2. Whether the ITAT has erred in law and on facts in deleting the addition of Rs. 3,43,007 on account of addition of cash credits under Section 68, without appreciating that the assessee had failed to discharge its onus that these Sundry Creditors were genuine and they had the financial capacity to advance the indicated sum of money.
2. In regard to the commission to the tune of Rs. 7,55,428 paid by the assessee, which was disallowed by the assessing officer and that addition has been deleted by the Commissioner, Income-tax in appeal and this had been confirmed by the order of the Appellate Tribunal. The facts relevant are as follows:
The assessee had launched a new scheme (Sona Chandi Uphar Yojna) on 26-1-2001 and it continued up to 15-3-2001. This scheme was applicable till 15-3-2001 but orders received under the scheme were materialized till 31-3-2001. The total liability worked out by the assessee under the scheme was Rs. 20,11,715. Out of this total liability Rs. 3,08,248 was cleared by the end of March, 2001 leaving an amount of Rs. 17,03,467 which was disbursed to different CNF agents after 31-3-2001.

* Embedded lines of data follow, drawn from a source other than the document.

+  float4 v[P2_SUB][2];
+#pragma unroll
+  for (int q = 0; q < P2_SUB; ++q)
+#pragma unroll
+    for (int j = 0; j < 2; ++j) {
+      const int i = tid + 256 * j, r = r0 + (i >> 3), n = nb + 32 * q + 4 * (i & 7);
+      v[q][j] = make_float4(0.f, 0.f, 0.f, 0.f);
+      if (r < job.R && n < job.N) {
+        const float* sp = job.src + (size_t)r * job.N + n;
+        if (vec_ok && n + 3 < job.N) v[q][j] = *reinterpret_cast<const float4*>(sp);
+        else { v[q][j].x = sp[0]; if (n + 1 < job.N) v[q][j].y = sp[1]; if (n + 2 < job.N) v[q][j].z = sp[2]; if (n + 3 < job.N) v[q][j].w = sp[3]; }
+      }
+    }
+#pragma unroll
+  for (int q = 0; q < P2_SUB; ++q)
+#pragma unroll
+    for (int j = 0; j < 2; ++j) {
+      const int i = tid + 256 * j, rr = i >> 3, c4 = i & 7, r = r0 + rr, n = nb + 32 * q + 4 * c4;
+      if (job.transpose) {
+        tile[q][rr][4 * c4] = v[q][j].x; tile[q][rr][4 * c4 + 1] = v[q][j].y; tile[q][rr][4 * c4 + 2] = v[q][j].z; tile[q][rr][4 * c4 + 3] = v[q][j].w;
+      } else if (r < job.R && n < job.N) {
+        const float x[4] = {v[q][j].x, v[q][j].y, v[q][j].z, v[q][j].w};
+        uint16_t p[3][4];
+#pragma unroll
+        for (int u = 0; u < 4; ++u) split3(x[u], p[0][u], p[1][u], p[2][u]);
+#pragma unroll
+        for (int k = 0; k < 3; ++k) {
+          if (k == job.np) break;
+          uint16_t* d = job.dst[k] + (size_t)r * job.ld + job.off0 + n;
+          if (n + 3 < job.N && (((size_t)r * job.ld + job.off0 + n) & 3) == 0)
+            *reinterpret_cast<uint2*>(d) = make_uint2((uint32_t)p[k][0] | ((uint32_t)p[k][1] << 16), (uint32_t)p[k][2] | ((uint32_t)p[k][3] << 16));
+          else
+            for (int u = 0; u < 4; ++u) if (n + u < job.N) d[u] = p[k][u];
+        }
+      }
+    }
   if (!job.transpose) return;
   __syncthreads();
-  {
-    const int nn = tid >> 3, g8 = tid & 7, n = n0 + nn, rb = r0 + 8 * g8;
+  const int nn = tid >> 3, g8 = tid & 7, rb = r0 + 8 * g8;
+#pragma unroll
+  for (int q = 0; q < P2_SUB; ++q) {
+    const int n = nb + 32 * q + nn;
     if (n < job.N && rb < job.R) {
       uint16_t p[3][8];
 #pragma unroll
-      for (int u = 0; u < 8; ++u) split3(tile[8 * g8 + u][nn], p[0][u], p[1][u], p[2][u]);
+      for (int u = 0; u < 8; ++u) split3(tile[q][8 * g8 + u][nn], p[0][u], p[1][u], p[2][u]);
       const size_t o = (size_t)(n + job.off0) * job.ld + rb;
-      for (int k = 0; k < job.np; ++k) {
+#pragma unroll
+      for (int k = 0; k < 3; ++k) {
+        if (k == job.np) break;
         uint16_t* d = job.dst[k] + o;
         if (job.k1_ci) {
           for (int u = 0; u < 8; ++u) if (rb + u < job.R) d[conv1_krow(rb + u, job.k1_ci) - rb] = p[k][u];
@@ -406,7 +425,7 @@
     Plane2Job j{};
     j.src = src; j.R = R; j.N = N; j.np = np; j.transpose = transpose; j.ld = ld; j.off0 = off0; j.tile_start = start;
     for (int k = 0; k < np; ++k) j.dst[k] = dst[k];
-    start += ((R + 63) / 64) * ((N + 31) / 32);
+    start += ((R + 63) / 64) * ((N + 32 * P2_SUB - 1) / (32 * P2_SUB));
     jobs.push_back(j);
   };
   add_job(h->p("model/pi/cnn1/w"), 64 * Ci, 32, v.W1T[0], 3, 1, K1, 0);
@@ -425,6 +444,7 @@
   add_job(h->p("model/values_fn/qf1/fc0/kernel"), h->feat_dim + h->A, H, v.K0T[1], 3, 1, KF, H);
   add_job(h->p("model/values_fn/qf2/fc0/kernel"), h->feat_dim + h->A, H, v.K0T[1], 3, 1, KF, 2 * H);
   add_job(h->p("target/values_fn/vf/fc0/kernel"), h->feat_dim, H, v.K0T[2], 3, 1, KF, 0);
+  v.plane_ctas_fwd = start;
   for (int n = 0; n < 2; ++n) {
     add_job(h->p(std::string(nets[n]) + "/cnn2/w"), 512, 64, v.W2n[n], 2, 0, 64, 0);
     add_job(h->p(std::string(nets[n]) + "/cnn3/w"), 576, 64, v.W3n[n], 2, 0, 64, 0);
@@ -826,9 +846,10 @@
   return 0;
 }
 
-int v2_planes(b2g_sac* h, cudaStream_t s) {
+int v2_planes(b2g_sac* h, bool backward, cudaStream_t s) {
   V2State& v = h->v2;
-  planes2_kernel<<<v.plane_ctas, 256, 0, s>>>((const Plane2Job*)v.plane_jobs, v.plane_cta_job);
+  const int cta0 = backward ? v.plane_ctas_fwd : 0, n = backward ? v.plane_ctas - v.plane_ctas_fwd : v.plane_ctas_fwd;
+  planes2_kernel<<<n, 256, 0, s>>>((const Plane2Job*)v.plane_jobs, v.plane_cta_job, cta0);
   return 0;
 }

3. The necessary documentary evidences were filed.
4. It was also noted that on perusal of details mainly figures of turnover, it transpired that sales have increased two and half times in the months of February and March, 2001 under the scheme. The Commissioner, In come-tax (Appeals) on the assessment of the material on record found that amount of Rs. 7,55,428 was rightly claimed by the assessee. The Commissioner, Income-tax (Appeals) also accepted the explanation of the assessee that the assessee-company has introduced a new scheme with effect from 7-6-2001 and this was intimated to all CNF agents vide letter dated 7-6-2000. The new method of sale though maintained the same percentage of trade discount i.e., 15 per cent but reduced distributors and CNF margin from 10 per cent to 5 per cent and also that of cash discount from 4 per cent to 1 per cent. By introducing this system the assessee retained more profits. The CIT thus came to the conclusion that the change in the system for allowing different discounts and commissions by the assessee was not prohibited by as per business expediency and the finding of the assessing officer that nothing has been paid to the commission agent out of Rs. 7,55,428, was not correct. CIT thus accepted the explanation given by the assessee in regard to the change system of the business.

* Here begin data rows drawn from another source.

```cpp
static int32_t msm_enqueue(kzg_ctx* ctx, MsmWorkspace& ws, hipStream_t st, const MsmBases& bases, const uint4* d_scalars, size_t n,
                           uint32_t batch, Pending* pend, uint32_t out_off = 0, uint32_t out_cap = MSM_MAX_OUT, uint32_t polys = 0,
                           const PolyPtrs* poly_ptrs = nullptr) {
    const Plan p = make_plan(plan_context(ctx), n, bases, batch, polys);
    {
        const char* error = nullptr;
        const int32_t rc = msm_plan_status(p, bases, polys, out_off, out_cap, &error);
        if (error) ctx->last_error = error;
        if (rc != KZG_OK) return rc;
    }
    DeviceBuffer* const buffers[WS_BUFFERS] = {&ws.digits, &ws.sorted, &ws.count, &ws.sort_tmp, &ws.sort_key, &ws.sort_small, &ws.blockbase, &ws.offs, &ws.block_sums,
                                               &ws.head, &ws.cont, &ws.bucket, &ws.chunkS, &ws.chunkTmp, &ws.chunkA};
    for (int i = 0; i < WS_BUFFERS; ++i) KZG_HIP_TRY(ctx, buffers[i]->reserve(p.bytes[i]));
    if (!ws.pinned_out) {
        KZG_HIP_TRY(ctx, hipHostMalloc(&ws.pinned_out, (size_t)MSM_MAX_OUT * 32 * 4 + MSM_MAX_PARTS * 4, hipHostMallocDefault));
        KZG_HIP_TRY(ctx, hipHostGetDevicePointer(&ws.pinned_out_dev, ws.pinned_out, 0));
    }
    const Launch L{ctx, ws, st, bases, d_scalars, p, reinterpret_cast<uint32_t*>(ws.pinned_out_dev) + (size_t)out_off * 32, ctx->profiling};
    if (L.prof && !ws.ev_ready) {
        for (auto& e : ws.ev) KZG_HIP_TRY(ctx, hipEventCreate(&e));
        ws.ev_ready = true;
    }
    int32_t rc;
    RoctxPhases phases;
    phases.begin(p.bitsum ? "kzg:msm:bit sums" : "kzg:msm:sort");
    if ((rc = enqueue_sort(L, poly_ptrs)) != KZG_OK) return rc;
    if (!p.bitsum) phases.begin("kzg:msm:accumulate");
    if ((rc = enqueue_accumulate(L)) != KZG_OK) return rc;
    if (!p.bitsum) phases.begin("kzg:msm:bucket reduction");
    if ((rc = enqueue_reduce(L)) != KZG_OK) return rc;
    phases.end();
// ... 281 lines not shown
```

rust-kzg-bn254_amd/csrc/msm_kernels.h:

```cpp
#pragma once
#include <hip/hip_runtime.h>
#include "curve_pair.h"
#include "curve_quad.h"
#include "naf.h"
#include "msm_limits.h"

namespace kzg {

__device__ __forceinline__ void latency_bound_kernel() {
#if !defined(KZG_NO_SETPRIO)
    __builtin_amdgcn_s_setprio(3);
#endif
}

constexpr uint32_t DIGIT_NONE = 0xFFFFFFFFu;

__global__ void __launch_bounds__(256)
k_msm_digits(const uint4* __restrict__ scalars, uint32_t n_total, uint32_t n, int c, int W, uint32_t* __restrict__ digits,
             uint32_t* __restrict__ count = nullptr ) {
    latency_bound_kernel();
    uint32_t j = blockIdx.x * blockDim.x + threadIdx.x;
    if (j >= n_total) return;
    const uint32_t msm = j / n, i = j - msm * n;
    uint4 lo = scalars[2 * (size_t)j], hi = scalars[2 * (size_t)j + 1];
    uint32_t w32[8] = {lo.x, lo.y, lo.z, lo.w, hi.x, hi.y, hi.z, hi.w};
    uint32_t k[8];
    fe_wire_to_canonical_words<FrParams>(k, w32);
    const uint32_t mask = (1u << c) - 1u, half = 1u << (c - 1);
    uint32_t carry = 0;
    for (int w = 0; w < W; ++w) {
        uint32_t raw = (k[0] & mask) + carry;
#pragma unroll
        for (int j = 0; j < 7; ++j) k[j] = (k[j] >> c) | (k[j + 1] << (32 - c));
        k[7] >>= c;
        uint32_t neg = raw > half;
        uint32_t mag = neg ? (1u << c) - raw : raw;
        carry = neg;
        uint32_t v = DIGIT_NONE;
        if (mag != 0) {
            v = (mag - 1) | (neg << 31);
            if (count) atomicAdd(&count[mag - 1], 1u);
        }
        digits[((size_t)msm * W + w) * n + i] = v;
    }
}
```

5. In regard to the finding of the assessing officer that in fact nothing was paid to the commission agent out of Rs. 7,55,788 in this year, the appellate authority on perusal of the details of sales, commission and freight given to various CNF agents during the year 2000-01, also recorded a finding that the commission has been made/paid through credit notes to concerned CNF agents for the period commencing 19-7-2000 to 31-3-2001. The total amount of commission through credit note was Rs. 7,55,428 i.e., the amount claimed by the assessee also.

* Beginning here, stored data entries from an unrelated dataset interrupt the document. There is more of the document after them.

bool fill_plain_conv(ConvParams &p, ConvTile &tile, bool &vec4, int B, int Hi, int Wi, int cin, int cs_in, int k, int stride,
                     int pad, int cout, int cs_out, int c_off, int act)
{
    const int Ho = (Hi + 2 * pad - k) / stride + 1, Wo = (Wi + 2 * pad - k) / stride + 1;
    if (Ho < 1 || Wo < 1 || cs_in < cin) return false;
    tile = default_tile(cout);
    p = conv_desc_plain(B, Hi, Wi, cin, cs_in, k, stride, pad, Ho, Wo, cout, padded_cols(cout), cs_out, c_off, act);
    vec4 = (cs_in % 4 == 0) && (p.SEG % 4 == 0);
    if (!vec4 && tile != TILE_128x64) return false;
    if ((long long)B * Hi * Wi * cs_in * 4 >= 0x80000000LL || (long long)B * Ho * Wo * cs_out * 4 >= 0x80000000LL) return false;
    tile = choose_tile_split(p, tile, vec4);
    return true;
}

static int max_chunk(int B, int H, int W, int Cin);

bool make_plan(int B, int H, int W, int Cin, Plan &pl, const PlanPin *pin)
{
    if (B < 1 || Cin < 1 || Cin > 4096) return false;
    pl.B = B; pl.H = H; pl.W = W; pl.Cin = Cin;
    if (!level_sizes(H, W, pl.eh, pl.ew)) return false;
    const unsigned flags = pin ? pin->flags : 0u;
    std::unique_ptr<Plan> ref;
    if (pin && pin->batch > 0) {
        if (B > pin->batch) return false;
        const int cmax = max_chunk(pin->batch, H, W, Cin);
        if (cmax < 1) return false;
        const int nch = (pin->batch + cmax - 1) / cmax, rb = (pin->batch + nch - 1) / nch;
        if (B > rb) return false;
        if (B != rb) {
            ref.reset(new (std::nothrow) Plan);
            PlanPin unpinned; unpinned.flags = flags;
            if (!ref || !make_plan(rb, H, W, Cin, *ref, &unpinned)) return false;
        }
    }
    const long long lim = (1LL << 29) - 1;
    if ((long long)B * H * W * Cin > lim) return false;

    for (int b = 0; b < N_BUF; ++b) {
        const long long n = (long long)B * pl.buf_h(b) * pl.buf_w(b) * BUFS[b].cs;
        if (n > lim) return false;
        pl.bytes[b] = (size_t)n * 4;
    }
    pl.bytes[B_TICKETS] = SKINNY_MAX_TILES * sizeof(unsigned);

    size_t partial_floats = 0;
    for (int i = 0; i < 10; ++i) {
        const Layer &e = NET[i];
        ConvParams &p = pl.cp[i];
        const int cin = i == 0 ? Cin : e.cin, cs_in = i == 0 ? Cin : in_buf(e).cs;
        p = conv_desc_plain(B, i == 0 ? H : pl.eh[i - 1], i == 0 ? W : pl.ew[i - 1], cin, cs_in, e.k, e.s, e.p, pl.eh[i], pl.ew[i], e.cout,
                            padded_cols(e.cout), out_buf(e).cs, e.c_off, 1);
        pl.tile[i] = default_tile(e.cout);
        pl.vec4[i] = (p.Cs_in % 4 == 0) && (p.SEG % 4 == 0);
        if (ref) { pl.tile[i] = ref->tile[i]; pl.skinny[i] = ref->skinny[i]; p.ksplit = ref->cp[i].ksplit; }
        else {
            pl.tile[i] = choose_tile_split(p, pl.tile[i], pl.vec4[i]);
            pl.skinny[i] = i > 0 && choose_skinny(p, pl.vec4[i], flags);
            if (pl.skinny[i]) pl.tile[i] = TILE_SKINNY;
        }
        if (p.ksplit > 1) partial_floats = std::max(partial_floats, (size_t)p.ksplit * p.Mmax * p.Npad);
    }
    pl.conv1_bf16x3 = ref ? ref->conv1_bf16x3
                          : (!(flags & VSTAB_PLAN_CONV1_FP32) && NET[0].cout == 64 && rowwin_segp(-NET[0].p, NET[0].k, Cin) <= 192);
    size_t wino_v = 0, wino_m = 0;
    for (int i = 0; i < 10; ++i) {
        pl.wino[i] = false;
        const Layer &e = NET[i];
        if (e.k != 3 || e.s != 1 || e.p != 1 || pl.skinny[i]) continue;
        if (ref ? !ref->wino[i] : (in_buf(e).cs != e.cin || !wino_applies(B, pl.eh[i], pl.ew[i], e.cin, e.cout))) continue;
        const int TH = (pl.eh[i] + 1) / 2, TW = (pl.ew[i] + 1) / 2;
        pl.wcp[i] = conv_desc_wino_gemm(B, pl.eh[i], pl.ew[i], e.cin, e.cout);
        {
            const long long t128 = 16LL * ((pl.wcp[i].Mmax + 127) / 128) * (e.cout / 128);
            pl.wtile[i] = t128 >= 1024 ? TILE_128x128 : TILE_128x64;
        }
        wino_v = std::max(wino_v, (size_t)B * 16 * TH * TW * e.cin);
        wino_m = std::max(wino_m, (size_t)B * 16 * TH * TW * e.cout);
        pl.wino[i] = true;
    }
    for (int l = 0; l < 4; ++l) {
        const Layer &d = dec_layer(l);
        ConvParams &p = pl.cp[10 + l];
        const int off[2] = {-1, 0};
        p = conv_desc_parity4(B, pl.buf_h(d.in), pl.buf_w(d.in), in_buf(d).cs, in_buf(d).cs, 2, off, pl.buf_h(d.out), pl.buf_w(d.out), d.cout,
                              padded_cols(d.cout), out_buf(d).cs, d.c_off, 1);
        pl.tile[10 + l] = default_tile(d.cout);
        pl.vec4[10 + l] = true;
        if (ref) { pl.tile[10 + l] = ref->tile[10 + l]; pl.skinny[10 + l] = ref->skinny[10 + l]; p.ksplit = ref->cp[10 + l].ksplit; }
        else {
            pl.tile[10 + l] = choose_tile_split(p, pl.tile[10 + l], true);
            pl.skinny[10 + l] = (flags & VSTAB_PLAN_NO_DUAL) ? choose_skinny(p, true, flags) : false;
            if (pl.skinny[10 + l]) pl.tile[10 + l] = TILE_SKINNY;
        }
        if (p.ksplit > 1) partial_floats = std::max(partial_floats, (size_t)p.nphase * p.ksplit * p.Mmax * p.Npad);
        pl.wdec[l] = false;
        pl.wdg[l] = wdec_geom(p.Hi, p.Wi, p.Ho, p.Wo);
        if (!(flags & (VSTAB_PLAN_NO_DUAL | VSTAB_PLAN_NO_WDEC)) && !pl.skinny[10 + l]) {
            const ConvTile dt = pl.tile[10 + l];
            int ks_d;
            ConvParams pd1 = p;
            const double t_direct = best_split(pd1, dt == TILE_128x64 ? 64 : 128, dt == TILE_64x128 ? 64 : 128, &ks_d);
            ConvTile wt;
            const bool on = wdec_applies(l, B, pl.wdg[l], p.Hi, p.Wi, p.Ho, p.Wo, p.Cs_in, p.N, t_direct, p.ksplit, (flags & VSTAB_PLAN_FORCE_WDEC) != 0, &wt);
            if (ref ? ref->wdec[l] : on) {
                const WdecGeom &g = pl.wdg[l];
                pl.wdcp[l] = conv_desc_wdec_gemm(B, g, p.Cs_in, p.N);
                pl.wdtile[l] = wt;
                wino_v = std::max(wino_v, (size_t)B * 9 * g.NTy * g.NTx * p.Cs_in);
                wino_m = std::max(wino_m, (size_t)B * 9 * g.NTy * g.NTx * 4 * p.N);
                pl.wdec[l] = true;
            }
        }
    }
    pl.bytes[B_WINO_V] = wino_v * 4;
    pl.bytes[B_WINO_M] = wino_m * 4;
    for (int i = 14; i < N_LAYER; ++i) {
        const Layer &t = NET[i];
        ConvParams &p = pl.cp[i];
        const int h = pl.buf_h(t.in), w = pl.buf_w(t.in), cs = in_buf(t).cs;
        p = conv_desc_plain(B, h, w, cs, cs, 1, 1, 0, h, w, 32, 32, out_buf(t).cs, 0, 0);
        pl.tile[i] = TILE_128x32; pl.vec4[i] = true; pl.skinny[i] = false;
        if (i == 14) continue;
        if (ref) p.ksplit = ref->cp[i].ksplit;
        else choose_split(p, 32);
        const ConvParams &d = pl.cp[i - 5];
        const size_t dec_slab = d.ksplit > 1 ? (size_t)d.nphase * d.ksplit * d.Mmax * d.Npad : 0;
        if (p.ksplit > 1) partial_floats = std::max(partial_floats, dec_slab + (size_t)p.ksplit * p.Mmax * p.Npad);
    }
    pl.bytes[B_PARTIAL] = partial_floats * 4;
    size_t off = 0;
    for (int b = 0; b < N_BUF; ++b) {
        pl.off[b] = off;
        off += (pl.bytes[b] + 255) / 256 * 256;
    }
    pl.total = off;
    return true;
}

static int max_chunk(int B, int H, int W, int Cin)
{
    Plan pl;
    return largest_fitting(B, [&](int b) { return make_plan(b, H, W, Cin, pl); });
}

int chunk_size(const PlanPin &pin, int B, int H, int W, int Cin)
{
    const int ref = pin.batch > 0 ? pin.batch : B;
    const int cmax = ref >= 1 ? max_chunk(ref, H, W, Cin) : 0;
    if (cmax < 1) return 0;
    const int nch = (ref + cmax - 1) / cmax;
    return std::min(B, (ref + nch - 1) / nch);
}

extern "C" int vstab_level_sizes(int H, int W, int32_t *hw20)
{
    int eh[10], ew[10];
    if (!hw20 || !level_sizes(H, W, eh, ew)) return fail(nullptr, VSTAB_E_SHAPE, "unsupported input size %dx%d", H, W);
    for (int i = 0; i < 10; ++i) { hw20[2 * i] = eh[i]; hw20[2 * i + 1] = ew[i]; }
    return VSTAB_OK;
}

extern "C" size_t vstab_workspace_bytes(int B, int H, int W, int Cin)
{
    Plan pl;
    const int chunk = B >= 1 ? max_chunk(B, H, W, Cin) : 0;
    if (chunk < 1 || !make_plan(chunk, H, W, Cin, pl)) { fail(nullptr, VSTAB_E_SHAPE, "unsupported problem %dx%dx%dx%d", B, H, W, Cin); return 0; }
    return pl.total;
}

extern "C" int vstab_set_plan_batch(vstab_ctx *ctx, int batch)
{
    if (!ctx) return fail(nullptr, VSTAB_E_STATE, "set_plan_batch: ctx is NULL");
    if (batch < 0) return fail(ctx, VSTAB_E_SHAPE, "set_plan_batch: batch must be >= 0 (0 = plan for the batch of each call)");
    ctx->plan_batch = batch;
    return VSTAB_OK;
}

6. The finding of the Commissioner, Income-tax (Appeals) is that liability of the payment through credit note has accrued, as the appellant was following mercantile system of accounting and that same has been paid subsequently. The commission credited in the account of CNF agent by the assessee is allowed and that cannot be faulted with nor can be said to be against legal principles. The Commissioner thus set aside the findings of the assessing officer in this regard.
7. The Income Tax Appellate Tribunal on appreciation of the entire evidence on record and the order passed by the assessing officer and that of the CIT (Appeals) has agreed to the findings recorded by the Commissioner (Appeals). We do not find any substantial question of law to be decided in this appeal as the aforesaid issue stands concluded by findings of fact namely payment of commission through credit notes under the mercantile system of accounting and the actual payment having been made subsequently.
8. Second substantial question of law is in respect of cash credit of Rs. 3,43,007 which was added to the income of assessee company under Section 68 of the Income Tax Act though has been deleted by CIT(Appeals) and confirmed by Income Tax Appellate Tribunal.
9. The relevant facts are that the assessing officer asked the assessee company to file details of sundry creditors amounting to Rs. 6,49,446 besides the trade creditors. The assessee has filed the details which was placed on record. Thereafter the assessee company was further asked by notice dated 9-12-2000 the 'identity, genuineness of the sundry creditors (staff/director)' together with the nature and source, which reply was again submitted by the assessee.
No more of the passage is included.